図1に示す深溝パターンは幅20nm、高さ700nmのパターンが互いに20nmの間隔を有するように所定方向に繰り返し形成されたライン・アンド・スペース(以下、単に「L/S」という)のパターンである。そして、そのアスペクト比は700/20=35となっている。このような深溝パターンに従来の光学式検査装置を使用するだけでは、溝の底にまで届く光の量が少ないため、欠陥からの反射光強度が低く、充分な精度の欠陥検出が困難であった。なお、本願明細書において、高アスペクトとは、アスペクト比が20以上であることを意味する。
【0011】
図2は、以下の実施形態が依拠する原理を説明する図である。図2(a)は図1(b)中のパターンP3〜P5の部分拡大図である。これらのパターンを構造力学上の片持ち梁と見立てると、溝の底部に欠陥が存在する場合と存在しない場合とで片持ち梁の固有振動数が相違する。この点に着目すると、固有振動数の相違を利用した共振現象から深溝内に存在する欠陥を検出することができる。
【0012】
より具体的には、図2(a)の図を90°右回転させた図2(b)を用いて説明する。
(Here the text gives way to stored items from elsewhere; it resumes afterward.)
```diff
diff --git a/gyroflow_b200/csrc/warp_kernel.cuh b/gyroflow_b200/csrc/warp_kernel.cuh
--- a/gyroflow_b200/csrc/warp_kernel.cuh
+++ b/gyroflow_b200/csrc/warp_kernel.cuh
@@ -88,6 +88,7 @@
     const uint32_t* table_flags;
     struct X2Filter {
         static constexpr int kMaxCols = 1 << 16, kMaxRows = 2 << 16;
+        static constexpr unsigned kSegs = 128, kCountStride = 32;
         uint32_t* q;
         unsigned* count;
         unsigned* count_next;
diff --git a/gyroflow_b200/csrc/warp_kernel_x2.cuh b/gyroflow_b200/csrc/warp_kernel_x2.cuh
--- a/gyroflow_b200/csrc/warp_kernel_x2.cuh
+++ b/gyroflow_b200/csrc/warp_kernel_x2.cuh
@@ -593,11 +593,12 @@
                 const unsigned m = __activemask();
                 const unsigned lane = threadIdx.x & 31u;
                 const int leader = __ffs((int)m) - 1;
+                const unsigned seg = ((blockIdx.y * gridDim.x + blockIdx.x) * blockDim.y + threadIdx.y) % WarpArgs::X2Filter::kSegs;
                 unsigned base = 0;
-                if ((int)lane == leader) base = atomicAdd(A.flt.count, (unsigned)__popc(m));
+                if ((int)lane == leader) base = atomicAdd(A.flt.count + seg * WarpArgs::X2Filter::kCountStride, (unsigned)__popc(m));
                 base = __shfl_sync(m, base, leader);
                 const unsigned slot = base + (unsigned)__popc(m & ((1u << lane) - 1u));
-                if (slot < A.flt.cap) { A.flt.q[slot] = (uint32_t)x | ((uint32_t)(y0 >> 1) << 16); return; }
+                if (slot < A.flt.cap) { A.flt.q[seg * A.flt.cap + slot] = (uint32_t)x | ((uint32_t)(y0 >> 1) << 16); return; }
             } else if (!(A.feat & F_RS)) break;
         } else {
             if (!(A.feat & F_RS)) break;
@@ -648,12 +649,15 @@
     const bool trusted = __ldg(A.table_flags) == 0u;
     if constexpr (kFilter) if (A.flt.tail) {
         const unsigned tid = (blockIdx.y * gridDim.x + blockIdx.x) * (blockDim.x * blockDim.y) + threadIdx.y * blockDim.x + threadIdx.x;
-        if (tid == 0u) *A.flt.count_next = 0u;
+        constexpr unsigned S = WarpArgs::X2Filter::kSegs;
+        if (tid < S) A.flt.count_next[tid * WarpArgs::X2Filter::kCountStride] = 0u;
         if (!trusted) return;
-        const unsigned n = min(*A.flt.count, A.flt.cap);
-        const unsigned stride = gridDim.x * gridDim.y * blockDim.x * blockDim.y;
-        for (unsigned i = tid; i < n; i += stride) {
-            const uint32_t e = A.flt.q[i];
+        const unsigned warp = tid >> 5, seg = warp % S;
+        const unsigned n = min(A.flt.count[seg * WarpArgs::X2Filter::kCountStride], A.flt.cap);
+        const unsigned per_seg = gridDim.x * gridDim.y * blockDim.x * blockDim.y / 32u / S;
+        const unsigned i0 = warp / S < per_seg ? (warp / S) * 32u + (tid & 31u) : n;
+        for (unsigned i = i0; i < n; i += per_seg * 32u) {
+            const uint32_t e = A.flt.q[seg * A.flt.cap + i];
             warp_x2_body<LENS, DIGITAL, PIX, true, COORD>(A, (int)(e & 0xffffu), (int)(e >> 16) * 2, true);
         }
         return;
```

欠陥DF1を間に挟むパターンP3およびP4を一つの片持ち梁Aと見立て、周囲の溝内に欠陥が存在しないパターンP5をもう一つの片持ち梁Bと見立て、それぞれの固有振動数をFAおよびFBとすると、図2(c)に示すように、
固有振動数F=(1/(2π))(λ/L)(((EI)/(ρA))1/2) …(式1)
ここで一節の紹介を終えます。